Already, real estate investment trusts (REITs) that deal in commercial property have gotten slammed. Does that mean that it is now a buying opportunity? Wait, there might be more to come.
"There are so many deals falling apart," says David Lichtenstein, head of a New Jersey group that manages over 20,000 apartments and 30 million square feet of retail space, "People who can get out are getting out."
Well dear reader, houseowners might be lucky and might be able to keep their property in the case they are able to renegotiate the terms. However getting funding for unneeded shopping malls will certainly be more complicated.
So what will happen, dear reader, when this commercial real estate bubble bursts? How much more money will the Central banks have to pour into the economy? How likely is the bursting of the commercial real estate bubble? Your guess is as good as mine, dear reader. However there are people who take that as a given.
Well dear reader talking about consumers following some more information.
Due to the fact that consumers were not able to access the ATM called mortgage anymore they got more and more into using their credit cards.
Credit card debt alone has hit a record $915 billion according to "daily reckoning" . That's already bigger than the estimated $900 billion locked up tight in subprime loans.

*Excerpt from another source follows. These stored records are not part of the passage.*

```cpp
#ifndef TOPAY_LDS
#define TOPAY_LDS __attribute__((address_space(3)))
#endif
#ifndef TOPAY_GLB
#define TOPAY_GLB __attribute__((address_space(1)))
#endif
#ifndef TOPAY_CST
#if defined(__HIP_DEVICE_COMPILE__)
#define TOPAY_CST __attribute__((address_space(4)))
#else
#define TOPAY_CST
#endif
#endif
typedef TOPAY_LDS double* lds_dp;
// ... 71 lines not shown
  double* x0;
  double* x;
  double* work;
  double* hist_s;
  double* hist_y;
  double* hist_ys;
  double* hist_alpha;
  double* lu;
  int* success;
  double* cost;
  int* stats;
  double* xyerr;
  double* coef;
  double* T;
  double* knots;
  double* alm;
  double* fout;
  double* sbuf;
  double* mstash;
  double* start_us;
  int* queue_next;
  int queue_count[TOPAY_NBUCKET], queue_off[TOPAY_NBUCKET], queue_class;
  int queue_lowest;
  int gate_in_solve;
  int* gate_truncated;
  int* feas_flags;
  double* feas_report;
  const int* group_id;
  int* group_tau;
  int cancel_budget;
  const int* cancel_flag;
  int* interrupted;
  int* started;
  int gate_maxN;
  int* hw_id;
  double* elapsed_us;
  const int* order;
  double* trace;
  int trace_cap;
};
```

Baseline: 7554.

## Keep LU band and per-pass stash in spare LDS when occupancy allows

Adds an LDS planning step that works out how much shared memory per workgroup is left over at the current occupancy. It uses that spare space to keep the banded LU factor resident, so the triangular sweeps read it from LDS instead of streaming windows from global memory. It also parks per-pass gradient scratch in LDS instead of the global sbuf. This only applies to single-wave classes, and it requests more dynamic LDS per launch. The plan is meant to stay within the same workgroups-per-CU, but the sweep order changes to a register-blocked serial loop, and a mode environment variable and an N-overflow check are added.

```diff
diff --git a/include/topay.h b/include/topay.h
--- a/include/topay.h
+++ b/include/topay.h
@@ -261,6 +261,8 @@
 
 topay_status topay_class_of(int n_pieces, int* waves, int* elements_per_thread, int* class_index);
 
+topay_status topay_lds_plan(int class_index, int n_longest, int mode, int* out);
+
 topay_status topay_workspace_bytes(topay_ctx* ctx, unsigned long long* bytes);
 
 topay_status topay_gate_timeouts(topay_ctx* ctx, int* n);
diff --git a/topay_amd/csrc/topay_eval.h b/topay_amd/csrc/topay_eval.h
--- a/topay_amd/csrc/topay_eval.h
+++ b/topay_amd/csrc/topay_eval.h
@@ -398,6 +398,10 @@
   glb_dp mstash;
   lds_dp pw;
   lds_dp X;
+  lds_dp rband;
+  lds_dp park;
+  int band_res;
+  int park1, park2;
   glb_cdp x;
   glb_dp g;
   glb_dp lu;
@@ -458,7 +462,7 @@
 #define TOPAY_SWEEP_CHUNK 24
 #define TOPAY_SWEEP_WCOLS 30
 #define TOPAY_SWEEP_WIN (7 * TOPAY_SWEEP_WCOLS)
-template <int MODE>
+template <int MODE, bool RESIDENT = false>
 __device__ __forceinline__ void band_sweep(lds_dp v, bool owner, glb_cdp lu, lds_dp win, int rows, int lane) {
   constexpr bool FWD = (MODE == 0 || MODE == 2);
   constexpr bool SCALE = (MODE == 1 || MODE == 2);
@@ -480,6 +484,49 @@
 #pragma unroll
       for (int t = 0; t < 6; t++) w[t] = v[rows - 2 - t];
     }
+  }
+  if constexpr (RESIDENT) {
+    if (owner) {
+      lds_cdp band = win;
+#pragma unroll 1
+      for (int b0 = 0; b0 < rows; b0 += 6) {
+        double cf[6][6], sc[6], nw[6];
+#pragma unroll
+        for (int u = 0; u < 6; u++) {
+          const int j = FWD ? b0 + u : rows - 1 - (b0 + u);
+#pragma unroll
+          for (int t = 1; t <= 6; t++) {
+            int idx;
+            if (MODE == 0) idx = (6 + t) * rows + j;
+            else if (MODE == 1) idx = (6 - t) * rows + j;
+            else if (MODE == 2) idx = (6 - t) * rows + j + t;
+            else idx = (6 + t) * rows + j - t;
+            cf[u][t - 1] = band[idx];
+          }
+          if (SCALE) sc[u] = band[13 * rows + j];
+          int in = FWD ? j + 7 : j - 7;
+          in = in < 0 ? 0 : (in > rows - 1 ? rows - 1 : in);
+          nw[u] = v[in];
+        }
+        double xo[6];
+#pragma unroll
+        for (int u = 0; u < 6; u++) {
+          const double xs = SCALE ? x * sc[u] : x;
+          xo[u] = xs;
+#pragma unroll
+          for (int t = 0; t < 6; t++) w[(u + t) % 6] -= cf[u][t] * xs;
+          x = w[u % 6];
+          w[u % 6] = nw[u];
+        }
+#pragma unroll
+        for (int u = 0; u < 6; u++) {
+          const int j = FWD ? b0 + u : rows - 1 - (b0 + u);
+          v[j] = xo[u];
+        }
+      }
+    }
+    lds_sync();
+    return;
   }
   const int nchunk = (rows + CH - 1) / CH;
   auto chunk_clo = [&](int k) { return FWD ? CH * k : rows - 1 - CH * k - (WC - 1); };
diff --git a/topay_amd/csrc/topay_eval_mw.h b/topay_amd/csrc/topay_eval_mw.h
--- a/topay_amd/csrc/topay_eval_mw.h
+++ b/topay_amd/csrc/topay_eval_mw.h
@@ -67,6 +67,44 @@
   const int lu = 14 * rows, sw = 9 * rows + 26 * Nmax + mw_pb_rows(NW) * 64 * NW;
   return 5 * Nmax + Nmax + 4 * (Nmax + 1) + 156 + mw_misc_doubles(Nmax, NW) + (lu > sw ? lu : sw);
 }
+__host__ __device__ __forceinline__ int lds_cl_offset_mw(int Nmax, int NW) {
+  return 5 * Nmax + Nmax + 4 * (Nmax + 1) + 156 + mw_misc_doubles(Nmax, NW);
+}
+__host__ __device__ __forceinline__ int lds_x_doubles_mw(int Nmax, int NW) { return 26 * Nmax + mw_pb_rows(NW) * 64 * NW; }
+struct LdsPlan {
+  int band_off, park_off, park1, park2;
+  int total_doubles;
+};
+#define TOPAY_LDS_CU_DOUBLES (160 * 1024 / 8)
+#define TOPAY_LDS_BUDGET_QUANTUM 320
+__host__ __device__ __forceinline__ int lds_wgs_per_cu(int doubles, int wg_cap) {
+  const int w = TOPAY_LDS_CU_DOUBLES / doubles;
+  return w < wg_cap ? w : wg_cap;
+}
+__host__ __device__ __forceinline__ LdsPlan lds_plan_mw(int Nmax, int NW, int base_doubles, int wg_cap, int mode) {
+  LdsPlan p;
+  p.band_off = 0; p.park_off = 0; p.park1 = 0; p.park2 = 0; p.total_doubles = base_doubles;
+  if (mode == 0 || NW != 1 || wg_cap < 1 || base_doubles > TOPAY_LDS_CU_DOUBLES) return p;
+  const int wgs = lds_wgs_per_cu(base_doubles, wg_cap);
+  const int budget = (TOPAY_LDS_CU_DOUBLES / wgs) / TOPAY_LDS_BUDGET_QUANTUM * TOPAY_LDS_BUDGET_QUANTUM;
+  int spare = budget - base_doubles;
+  const int band = 14 * 6 * Nmax, npass = mw_npass(Nmax);
+  int at = base_doubles;
+  auto take_parks = [&]() {
+    int p2 = spare > 0 ? spare / (14 * 64) : 0, p1 = spare > 0 ? spare / (6 * 64) : 0;
+    p.park2 = p2 < npass ? p2 : npass;
+    p.park1 = p1 < npass ? p1 : npass;
+    const int used = p.park2 * 14 * 64 > p.park1 * 6 * 64 ? p.park2 * 14 * 64 : p.park1 * 6 * 64;
+    if (used > 0) { p.park_off = at; at += used; spare -= used; }
+  };
+  auto take_band = [&]() {
+    if (spare >= band) { p.band_off = at; at += band; spare -= band; }
+  };
+  if (mode == 2) { take_parks(); take_band(); }
+  else { take_band(); take_parks(); }
+  p.total_doubles = at;
+  return p;
+}
 __device__ __forceinline__ void carve_mw(EvalCtx& C, lds_dp base, int Nmax, int NW) {
   const int rows = 6 * Nmax;
   lds_dp p = base;
@@ -74,12 +112,14 @@
   C.gdT = p; p += Nmax;
   C.pcs = p; p += 4 * (Nmax + 1);
   C.pw = p; p += 156;
-  C.red = p; p += mw_misc_doubles(Nmax, NW);
+  C.red = p;
+  p = base + lds_cl_offset_mw(Nmax, NW);
   C.cL = p;
   C.adj = C.cL;
   C.gC = C.adj;
   C.X = p + 9 * rows;
   C.npass_lds = mw_npass(Nmax);
+  C.rband = base; C.park = base; C.band_res = 0; C.park1 = 0; C.park2 = 0;
 }
 
 template <int NW, int OCC>
@@ -95,8 +135,9 @@
   const int tid = C.tid, lane = C.lane, wave = __builtin_amdgcn_readfirstlane(C.wave);
   const int N = __builtin_amdgcn_readfirstlane(C.N), rows = __builtin_amdgcn_readfirstlane(C.rows);
   lds_dp cL = C.cL;
-  lds_dp band = cL;
-  lds_dp rdiag = cL + 13 * rows;
+  const bool resident = NW == 1 && __builtin_amdgcn_readfirstlane(C.band_res) != 0;
+  lds_dp band = resident ? C.rband : cL;
+  lds_dp rdiag = band + 13 * rows;
   glb_cdp Tau = c_x;
   glb_cdp Theta = c_x + N;
   glb_cdp Arc = c_x + 2 * N - 1;
@@ -183,9 +224,11 @@
   STAMP(C, 1);
   for (int t = tid; t < rows; t += NT) rdiag[t] = 1.0 / BAND(t, t);
   wg_barrier<NW>();
-  for (int t = tid; t < 14 * rows; t += NT) c_lu[t] = band[t];
-  if (NW == 1) lds_sync();
-  else { wave_global_sync(); wg_barrier<NW>(); }
+  if (!resident) {
+    for (int t = tid; t < 14 * rows; t += NT) c_lu[t] = band[t];
+    if (NW == 1) lds_sync();
+    else { wave_global_sync(); wg_barrier<NW>(); }
+  }
   for (int t = tid; t < 9 * rows; t += NT) cL[t] = 0.0;
   wg_barrier<NW>();
   if (tid < 9) {
@@ -210,8 +253,13 @@
   if (wave == 0) {
     const bool owner = lane < 9;
     const lds_dp mine = cL + (owner ? lane : 8) * rows;
-    band_sweep<0>(mine, owner, (glb_cdp)c_lu, c_X, rows, lane);
-    band_sweep<1>(mine, owner, (glb_cdp)c_lu, c_X, rows, lane);
+    if (NW == 1 && resident) {
+      band_sweep<0, true>(mine, owner, (glb_cdp)c_lu, band, rows, lane);
+      band_sweep<1, true>(mine, owner, (glb_cdp)c_lu, band, rows, lane);
+    } else {
+      band_sweep<0>(mine, owner, (glb_cdp)c_lu, c_X, rows, lane);
+      band_sweep<1>(mine, owner, (glb_cdp)c_lu, c_X, rows, lane);
+    }
   }
   C.cl_in_lds = 1;
   wg_barrier<NW>();
@@ -264,6 +312,9 @@
   const lds_dp csr = c_red + RD + 2 * npl;
   TOPAY_LDS unsigned long long* jmask = (TOPAY_LDS unsigned long long*)(c_red + RD + 2 * npl + (NW > 1 ? 2 * NW * 64 : 0));
   constexpr int PBR = NW == 1 ? 7 : 14;
+  constexpr int PKR = (STAGE == 2) ? 14 : 6;
+  const lds_dp c_park = uniform_ptr(C.park);
+  const int npark = NW == 1 ? __builtin_amdgcn_readfirstlane(STAGE == 2 ? C.park2 : C.park1) : 0;
   minco_generate_mw<NW, OCC>(C);
 
   auto jerk_terms = [&](int i, double& e_out, double& gdT_out) __attribute__((always_inline)) {
@@ -389,15 +440,27 @@
           cst_out = cst;
           gxy[2 * e] = gpx;
           gxy[2 * e + 1] = gpy;
-          glb_dp sb = c_sbuf + e;
-          const int ss = c_sbs;
-#pragma unroll
-          for (int v = 0; v < 5; v++) sb[v * ss] = gB[v];
-          sb[5 * ss] = gdTs;
-          if (STAGE == 2) {
-#pragma unroll
-            for (int v = 0; v < 7; v++) sb[(6 + v) * ss] = gB[5 + v];
-            sb[13 * ss] = jva ? 1.0 : 0.0;
+          if (NW == 1 && pass < npark) {
+            lds_dp pk = c_park + pass * (PKR * 64) + lane;
+#pragma unroll
+            for (int v = 0; v < 5; v++) pk[v * 64] = gB[v];
+            pk[5 * 64] = gdTs;
+            if (STAGE == 2) {
+#pragma unroll
+              for (int v = 0; v < 7; v++) pk[(6 + v) * 64] = gB[5 + v];
+              pk[13 * 64] = jva ? 1.0 : 0.0;
+            }
+          } else {
+            glb_dp sb = c_sbuf + e;
+            const int ss = c_sbs;
+#pragma unroll
+            for (int v = 0; v < 5; v++) sb[v * ss] = gB[v];
+            sb[5 * ss] = gdTs;
+            if (STAGE == 2) {
+#pragma unroll
+              for (int v = 0; v < 7; v++) sb[(6 + v) * ss] = gB[5 + v];
+              sb[13 * ss] = jva ? 1.0 : 0.0;
+            }
           }
         }
       }
@@ -518,11 +581,17 @@
       bool jva = false;
       double rawq[7];
       {
-        glb_cdp sb = c_sbuf + (act ? e : NE - 1);
-        const int ss = c_sbs;
         double raw[14];
-#pragma unroll
-        for (int v = 0; v < ((STAGE == 2) ? 14 : 6); v++) raw[v] = sb[v * ss];
+        if (pass < npark) {
+          lds_cdp pk = c_park + pass * (PKR * 64) + lane;
+#pragma unroll
+          for (int v = 0; v < PKR; v++) raw[v] = pk[v * 64];
+        } else {
+          glb_cdp sb = c_sbuf + (act ? e : NE - 1);
+          const int ss = c_sbs;
+#pragma unroll
+          for (int v = 0; v < PKR; v++) raw[v] = sb[v * ss];
+        }
 #pragma unroll
         for (int v = 0; v < 6; v++) pbuf[v * 64 + lane] = act ? raw[v] : 0.0;
 #pragma unroll
@@ -970,8 +1039,14 @@
   if (wave == 0) {
     const bool owner = lane < 9;
     const lds_dp mine = c_adj + (owner ? lane : 8) * rows;
-    band_sweep<2>(mine, owner, (glb_cdp)c_lu, c_X, rows, lane);
-    band_sweep<3>(mine, owner, (glb_cdp)c_lu, c_X, rows, lane);
+    if (NW == 1 && __builtin_amdgcn_readfirstlane(C.band_res) != 0) {
+      const lds_dp rband = uniform_ptr(C.rband);
+      band_sweep<2, true>(mine, owner, (glb_cdp)c_lu, rband, rows, lane);
+      band_sweep<3, true>(mine, owner, (glb_cdp)c_lu, rband, rows, lane);
+    } else {
+      band_sweep<2>(mine, owner, (glb_cdp)c_lu, c_X, rows, lane);
+      band_sweep<3>(mine, owner, (glb_cdp)c_lu, c_X, rows, lane);
+    }
   }
   wg_barrier<NW>();
   STAMP(C, 7);
diff --git a/topay_amd/csrc/topay_hip.hip b/topay_amd/csrc/topay_hip.hip
--- a/topay_amd/csrc/topay_hip.hip
+++ b/topay_amd/csrc/topay_hip.hip
@@ -140,6 +140,13 @@
     }
   }
   return (size_t)(d + 8 + 40 + (cd.helpers ? TOPAY_CMD_DOUBLES : 0)) * sizeof(double);
+}
+static LdsPlan class_lds_plan(const ClassDef& cd, int nm, int mode) {
+  const int base = (int)(class_lds_bytes(cd, nm) / sizeof(double));
+  return lds_plan_mw(nm, cd.helpers ? 0 : cd.nw, base, 4 * cd.occ / cd.nw, mode);
+}
+static void apply_lds_plan(DevBatch& d, const LdsPlan& p) {
+  d.lds_band_off = p.band_off; d.lds_park_off = p.park_off; d.lds_park1 = p.park1; d.lds_park2 = p.park2;
 }
 
 __attribute__((constructor)) static void topay_request_hw_queues() { setenv("GPU_MAX_HW_QUEUES", "24", 0); }
@@ -196,6 +203,7 @@
   int gate_timeouts = 0;
   bool persistent = true;
   bool steal = true;
+  int lds_mode = 1;
   int simd_slots = 1024;
   double occ2_gain = 1.7;
   DevBuf qnext;
@@ -422,6 +430,7 @@
   }
   {
     { const char* se = getenv("TOPAY_STEAL"); c->steal = !(se && se[0] == '0'); }
+    { const char* le = getenv("TOPAY_LDS_RESIDENT"); c->lds_mode = (le && le[0] >= '0' && le[0] <= '2') ? le[0] - '0' : 1; }
     const char* pe = getenv("TOPAY_PERSISTENT");
     c->persistent = !(pe && pe[0] == '0');
     hipDeviceProp_t prop;
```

Daily Reckoning let us know that not only plastic has been used extensively but that other consumer installment debt has piled up too. According to them the total consumer debt stand at 2,48 trillion USD. This is more than the GDP of several countries.
Well dear reader, it seems that some more defaults on credit card debt can be expected. In fact the credit card issures do expect a 20% increase in defaults.
"Across the nation," says one report from The Associated Press, "Americans are increasingly unable to stretch their dollars...as they juggle higher rent, food, and energy bills. It's starting to affect middle-income working families."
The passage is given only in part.